Task directions
Every line holding the string "void" is to be copied from the entries below.

Stored data entries
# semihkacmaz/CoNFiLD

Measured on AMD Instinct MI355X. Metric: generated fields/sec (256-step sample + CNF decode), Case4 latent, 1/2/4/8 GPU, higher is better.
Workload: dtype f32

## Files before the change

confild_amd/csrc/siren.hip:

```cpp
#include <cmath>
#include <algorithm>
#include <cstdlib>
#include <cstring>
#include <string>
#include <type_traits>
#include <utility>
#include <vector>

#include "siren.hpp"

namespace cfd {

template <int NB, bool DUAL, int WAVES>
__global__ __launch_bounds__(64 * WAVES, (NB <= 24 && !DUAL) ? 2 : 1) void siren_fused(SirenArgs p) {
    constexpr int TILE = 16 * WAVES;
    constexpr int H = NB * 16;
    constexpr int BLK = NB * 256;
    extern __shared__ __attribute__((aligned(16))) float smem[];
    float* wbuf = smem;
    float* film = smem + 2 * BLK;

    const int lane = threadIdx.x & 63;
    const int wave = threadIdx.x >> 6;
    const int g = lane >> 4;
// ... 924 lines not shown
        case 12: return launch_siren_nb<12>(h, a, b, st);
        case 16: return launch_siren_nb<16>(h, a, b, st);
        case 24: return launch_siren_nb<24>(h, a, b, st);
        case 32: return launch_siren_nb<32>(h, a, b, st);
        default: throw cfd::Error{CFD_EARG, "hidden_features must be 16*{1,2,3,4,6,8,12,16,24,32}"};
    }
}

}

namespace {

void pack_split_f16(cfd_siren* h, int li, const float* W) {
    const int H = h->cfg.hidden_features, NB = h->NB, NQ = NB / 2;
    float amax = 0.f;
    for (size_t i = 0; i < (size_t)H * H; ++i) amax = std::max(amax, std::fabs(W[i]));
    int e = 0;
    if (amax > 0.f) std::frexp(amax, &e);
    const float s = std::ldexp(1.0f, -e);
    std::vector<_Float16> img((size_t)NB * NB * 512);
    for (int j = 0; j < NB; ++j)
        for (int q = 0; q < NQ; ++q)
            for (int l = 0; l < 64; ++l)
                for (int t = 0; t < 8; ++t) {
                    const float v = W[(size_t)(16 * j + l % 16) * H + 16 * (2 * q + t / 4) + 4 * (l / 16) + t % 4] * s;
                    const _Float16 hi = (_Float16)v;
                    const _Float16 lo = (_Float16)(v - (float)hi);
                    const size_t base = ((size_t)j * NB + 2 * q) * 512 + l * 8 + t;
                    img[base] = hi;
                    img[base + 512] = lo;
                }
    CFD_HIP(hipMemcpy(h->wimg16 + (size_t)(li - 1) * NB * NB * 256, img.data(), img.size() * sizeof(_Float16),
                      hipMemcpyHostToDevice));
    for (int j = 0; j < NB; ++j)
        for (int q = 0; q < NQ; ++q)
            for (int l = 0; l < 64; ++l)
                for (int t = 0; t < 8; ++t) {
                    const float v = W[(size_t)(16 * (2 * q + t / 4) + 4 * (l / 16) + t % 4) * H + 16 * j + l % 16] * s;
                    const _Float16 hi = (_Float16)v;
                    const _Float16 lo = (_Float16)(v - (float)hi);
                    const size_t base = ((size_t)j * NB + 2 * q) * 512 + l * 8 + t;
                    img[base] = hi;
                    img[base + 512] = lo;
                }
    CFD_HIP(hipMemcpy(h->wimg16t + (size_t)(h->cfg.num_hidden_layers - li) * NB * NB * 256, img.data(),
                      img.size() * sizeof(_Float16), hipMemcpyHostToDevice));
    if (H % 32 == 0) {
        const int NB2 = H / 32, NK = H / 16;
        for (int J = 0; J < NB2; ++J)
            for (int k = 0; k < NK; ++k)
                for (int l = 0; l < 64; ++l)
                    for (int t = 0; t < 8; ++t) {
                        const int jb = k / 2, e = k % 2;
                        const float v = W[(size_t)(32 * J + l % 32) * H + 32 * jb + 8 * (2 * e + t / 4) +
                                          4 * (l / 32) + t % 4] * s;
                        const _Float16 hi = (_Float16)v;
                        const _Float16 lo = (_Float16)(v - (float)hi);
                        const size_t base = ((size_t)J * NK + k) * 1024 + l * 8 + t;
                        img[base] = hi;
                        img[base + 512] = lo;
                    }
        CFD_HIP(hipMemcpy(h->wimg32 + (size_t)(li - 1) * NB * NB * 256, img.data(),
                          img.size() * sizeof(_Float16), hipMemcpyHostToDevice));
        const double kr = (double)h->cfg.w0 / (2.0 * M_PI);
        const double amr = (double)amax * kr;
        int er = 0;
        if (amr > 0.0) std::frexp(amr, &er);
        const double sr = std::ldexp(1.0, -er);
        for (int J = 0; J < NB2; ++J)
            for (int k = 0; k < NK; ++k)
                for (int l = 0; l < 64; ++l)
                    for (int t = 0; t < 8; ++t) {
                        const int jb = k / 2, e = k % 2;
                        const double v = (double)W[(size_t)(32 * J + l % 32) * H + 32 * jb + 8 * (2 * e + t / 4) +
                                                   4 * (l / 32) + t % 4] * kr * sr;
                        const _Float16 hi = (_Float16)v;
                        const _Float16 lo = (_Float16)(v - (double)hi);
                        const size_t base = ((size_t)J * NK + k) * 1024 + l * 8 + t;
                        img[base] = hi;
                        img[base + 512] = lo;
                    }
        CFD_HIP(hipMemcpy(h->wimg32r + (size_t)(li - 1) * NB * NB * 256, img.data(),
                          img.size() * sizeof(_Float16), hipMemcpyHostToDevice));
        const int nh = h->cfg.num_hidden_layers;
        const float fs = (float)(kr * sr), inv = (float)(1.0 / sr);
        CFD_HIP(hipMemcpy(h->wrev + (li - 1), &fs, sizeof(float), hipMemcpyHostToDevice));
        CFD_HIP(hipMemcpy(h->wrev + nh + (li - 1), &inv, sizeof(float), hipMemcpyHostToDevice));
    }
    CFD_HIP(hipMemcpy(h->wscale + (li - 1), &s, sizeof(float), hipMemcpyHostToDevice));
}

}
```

==

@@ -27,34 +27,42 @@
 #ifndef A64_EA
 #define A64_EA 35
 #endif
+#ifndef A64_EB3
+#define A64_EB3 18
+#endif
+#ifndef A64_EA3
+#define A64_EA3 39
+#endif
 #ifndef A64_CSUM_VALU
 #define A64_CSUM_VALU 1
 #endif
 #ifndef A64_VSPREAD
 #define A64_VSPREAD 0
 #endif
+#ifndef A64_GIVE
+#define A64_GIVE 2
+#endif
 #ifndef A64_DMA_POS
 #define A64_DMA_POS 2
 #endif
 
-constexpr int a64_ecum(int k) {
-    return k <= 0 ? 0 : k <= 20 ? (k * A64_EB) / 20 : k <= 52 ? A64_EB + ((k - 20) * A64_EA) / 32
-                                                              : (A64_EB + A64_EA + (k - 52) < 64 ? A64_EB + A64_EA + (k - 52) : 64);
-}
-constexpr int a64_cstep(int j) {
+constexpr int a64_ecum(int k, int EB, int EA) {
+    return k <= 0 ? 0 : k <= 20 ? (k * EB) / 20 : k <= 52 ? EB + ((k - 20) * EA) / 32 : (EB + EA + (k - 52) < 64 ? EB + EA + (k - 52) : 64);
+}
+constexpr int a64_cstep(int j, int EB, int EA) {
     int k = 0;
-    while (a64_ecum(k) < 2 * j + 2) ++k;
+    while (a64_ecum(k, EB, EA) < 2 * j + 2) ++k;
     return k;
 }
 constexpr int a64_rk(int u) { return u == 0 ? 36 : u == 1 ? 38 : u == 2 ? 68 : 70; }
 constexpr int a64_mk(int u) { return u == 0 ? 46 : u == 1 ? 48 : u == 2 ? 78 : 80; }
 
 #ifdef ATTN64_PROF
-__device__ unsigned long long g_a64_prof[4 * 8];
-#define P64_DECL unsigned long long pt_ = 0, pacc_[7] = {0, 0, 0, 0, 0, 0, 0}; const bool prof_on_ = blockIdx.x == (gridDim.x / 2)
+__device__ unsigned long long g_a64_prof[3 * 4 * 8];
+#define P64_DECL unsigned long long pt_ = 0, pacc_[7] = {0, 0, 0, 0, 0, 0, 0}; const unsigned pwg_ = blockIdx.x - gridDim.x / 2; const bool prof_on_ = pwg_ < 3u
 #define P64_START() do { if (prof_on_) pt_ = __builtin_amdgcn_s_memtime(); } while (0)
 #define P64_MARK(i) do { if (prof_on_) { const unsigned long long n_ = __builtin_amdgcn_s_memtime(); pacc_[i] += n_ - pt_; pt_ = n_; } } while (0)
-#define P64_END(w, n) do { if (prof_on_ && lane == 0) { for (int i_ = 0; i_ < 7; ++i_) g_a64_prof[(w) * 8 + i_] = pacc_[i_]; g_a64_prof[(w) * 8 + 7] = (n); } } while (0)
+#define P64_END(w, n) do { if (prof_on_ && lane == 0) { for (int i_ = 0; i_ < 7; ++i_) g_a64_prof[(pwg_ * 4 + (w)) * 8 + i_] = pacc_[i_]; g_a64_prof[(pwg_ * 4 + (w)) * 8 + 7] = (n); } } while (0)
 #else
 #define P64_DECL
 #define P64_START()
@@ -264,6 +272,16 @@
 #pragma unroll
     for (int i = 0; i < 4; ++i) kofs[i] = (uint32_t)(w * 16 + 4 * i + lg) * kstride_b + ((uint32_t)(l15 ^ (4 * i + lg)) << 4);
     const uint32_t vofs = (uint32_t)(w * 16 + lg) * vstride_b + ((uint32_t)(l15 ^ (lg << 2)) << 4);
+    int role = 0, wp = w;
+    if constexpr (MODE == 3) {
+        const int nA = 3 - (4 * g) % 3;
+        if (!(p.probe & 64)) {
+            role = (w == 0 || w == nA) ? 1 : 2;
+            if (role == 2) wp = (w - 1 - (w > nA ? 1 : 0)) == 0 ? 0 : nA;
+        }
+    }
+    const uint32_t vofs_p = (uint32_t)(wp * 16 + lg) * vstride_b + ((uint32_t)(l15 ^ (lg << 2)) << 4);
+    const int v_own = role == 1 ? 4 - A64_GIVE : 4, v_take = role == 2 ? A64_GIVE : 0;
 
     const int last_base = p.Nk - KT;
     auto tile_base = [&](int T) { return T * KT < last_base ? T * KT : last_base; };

==

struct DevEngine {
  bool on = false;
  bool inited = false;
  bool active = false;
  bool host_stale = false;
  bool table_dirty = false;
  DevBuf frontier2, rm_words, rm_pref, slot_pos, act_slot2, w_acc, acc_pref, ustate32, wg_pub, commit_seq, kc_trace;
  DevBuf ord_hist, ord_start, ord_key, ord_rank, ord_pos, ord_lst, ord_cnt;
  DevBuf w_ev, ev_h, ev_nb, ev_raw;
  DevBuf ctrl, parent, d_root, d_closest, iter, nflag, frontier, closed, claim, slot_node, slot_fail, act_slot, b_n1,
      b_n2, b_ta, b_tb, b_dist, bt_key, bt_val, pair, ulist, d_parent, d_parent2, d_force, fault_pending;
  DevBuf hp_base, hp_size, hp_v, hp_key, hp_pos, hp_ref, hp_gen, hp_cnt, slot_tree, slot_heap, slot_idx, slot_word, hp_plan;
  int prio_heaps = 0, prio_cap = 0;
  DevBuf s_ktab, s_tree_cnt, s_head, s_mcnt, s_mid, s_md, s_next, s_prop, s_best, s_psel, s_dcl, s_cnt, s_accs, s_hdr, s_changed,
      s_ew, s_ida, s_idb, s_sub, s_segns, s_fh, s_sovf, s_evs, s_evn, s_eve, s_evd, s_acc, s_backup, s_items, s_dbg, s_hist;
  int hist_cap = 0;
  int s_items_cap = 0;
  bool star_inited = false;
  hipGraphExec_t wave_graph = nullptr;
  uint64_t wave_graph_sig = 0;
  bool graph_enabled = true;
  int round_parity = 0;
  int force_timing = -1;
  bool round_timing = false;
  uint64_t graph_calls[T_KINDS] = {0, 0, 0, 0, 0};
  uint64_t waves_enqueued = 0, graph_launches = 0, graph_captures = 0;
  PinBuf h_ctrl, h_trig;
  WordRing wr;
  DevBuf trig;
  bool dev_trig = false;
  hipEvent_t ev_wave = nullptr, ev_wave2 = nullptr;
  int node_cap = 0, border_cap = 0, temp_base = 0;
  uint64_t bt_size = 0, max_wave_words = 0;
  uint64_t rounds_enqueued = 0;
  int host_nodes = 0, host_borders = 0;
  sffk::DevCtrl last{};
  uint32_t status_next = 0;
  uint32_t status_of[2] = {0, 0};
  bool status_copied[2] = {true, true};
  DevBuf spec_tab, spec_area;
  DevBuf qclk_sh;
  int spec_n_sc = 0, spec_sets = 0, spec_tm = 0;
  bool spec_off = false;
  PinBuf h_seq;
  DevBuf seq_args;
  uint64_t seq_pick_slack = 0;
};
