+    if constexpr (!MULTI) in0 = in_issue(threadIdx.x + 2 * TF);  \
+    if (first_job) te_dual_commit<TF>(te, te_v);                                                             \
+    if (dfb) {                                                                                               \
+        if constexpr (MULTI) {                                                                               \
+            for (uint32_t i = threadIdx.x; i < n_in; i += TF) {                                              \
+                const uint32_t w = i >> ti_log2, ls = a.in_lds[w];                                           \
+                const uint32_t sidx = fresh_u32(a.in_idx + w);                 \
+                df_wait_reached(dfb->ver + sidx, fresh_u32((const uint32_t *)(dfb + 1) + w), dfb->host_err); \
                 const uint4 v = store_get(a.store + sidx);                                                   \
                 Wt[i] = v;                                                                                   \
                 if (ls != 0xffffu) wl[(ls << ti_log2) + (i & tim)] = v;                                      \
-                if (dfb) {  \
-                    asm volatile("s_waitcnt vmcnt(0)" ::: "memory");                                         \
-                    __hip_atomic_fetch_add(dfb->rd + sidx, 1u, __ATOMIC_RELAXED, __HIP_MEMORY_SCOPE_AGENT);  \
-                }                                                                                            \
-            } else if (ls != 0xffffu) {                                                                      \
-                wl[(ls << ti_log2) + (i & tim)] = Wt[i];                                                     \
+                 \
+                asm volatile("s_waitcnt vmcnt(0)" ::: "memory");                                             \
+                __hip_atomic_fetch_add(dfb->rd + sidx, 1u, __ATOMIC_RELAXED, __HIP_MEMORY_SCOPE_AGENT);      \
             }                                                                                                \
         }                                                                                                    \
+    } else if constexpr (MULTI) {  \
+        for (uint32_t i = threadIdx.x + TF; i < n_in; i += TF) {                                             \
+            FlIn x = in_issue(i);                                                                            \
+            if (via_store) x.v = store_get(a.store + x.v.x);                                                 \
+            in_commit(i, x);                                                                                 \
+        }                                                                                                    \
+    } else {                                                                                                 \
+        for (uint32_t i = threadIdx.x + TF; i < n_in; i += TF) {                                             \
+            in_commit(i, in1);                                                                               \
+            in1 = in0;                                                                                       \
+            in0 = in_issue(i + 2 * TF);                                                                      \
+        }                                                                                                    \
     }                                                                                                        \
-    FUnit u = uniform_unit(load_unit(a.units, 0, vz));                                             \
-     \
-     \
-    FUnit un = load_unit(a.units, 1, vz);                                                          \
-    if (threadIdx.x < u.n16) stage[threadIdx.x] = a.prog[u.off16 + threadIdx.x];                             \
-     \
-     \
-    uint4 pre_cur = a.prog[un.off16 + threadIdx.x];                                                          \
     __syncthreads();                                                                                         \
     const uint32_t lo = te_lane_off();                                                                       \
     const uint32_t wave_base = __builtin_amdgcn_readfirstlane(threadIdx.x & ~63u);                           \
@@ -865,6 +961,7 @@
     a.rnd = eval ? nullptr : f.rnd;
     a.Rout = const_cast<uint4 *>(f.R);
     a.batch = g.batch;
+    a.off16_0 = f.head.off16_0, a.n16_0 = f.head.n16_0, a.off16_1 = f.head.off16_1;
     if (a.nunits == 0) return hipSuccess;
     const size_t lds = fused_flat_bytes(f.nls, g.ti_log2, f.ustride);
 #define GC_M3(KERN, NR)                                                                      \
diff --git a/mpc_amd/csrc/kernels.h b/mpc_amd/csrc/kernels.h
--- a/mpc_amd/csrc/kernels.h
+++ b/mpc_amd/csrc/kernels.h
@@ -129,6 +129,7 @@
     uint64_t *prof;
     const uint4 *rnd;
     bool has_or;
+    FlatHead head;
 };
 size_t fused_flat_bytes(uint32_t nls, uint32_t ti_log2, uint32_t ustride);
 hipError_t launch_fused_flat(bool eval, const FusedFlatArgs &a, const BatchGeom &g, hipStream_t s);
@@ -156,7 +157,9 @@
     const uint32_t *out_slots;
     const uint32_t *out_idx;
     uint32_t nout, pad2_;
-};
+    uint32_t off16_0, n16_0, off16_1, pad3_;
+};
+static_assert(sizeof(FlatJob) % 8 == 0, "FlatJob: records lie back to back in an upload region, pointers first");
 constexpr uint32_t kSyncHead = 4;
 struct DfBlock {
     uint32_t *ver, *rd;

The answer
__global__ __launch_bounds__(64 * WAVES, (NB <= 24 && !DUAL) ? 2 : 1) void siren_fused(SirenArgs p) {
void pack_split_f16(cfd_siren* h, int li, const float* W) {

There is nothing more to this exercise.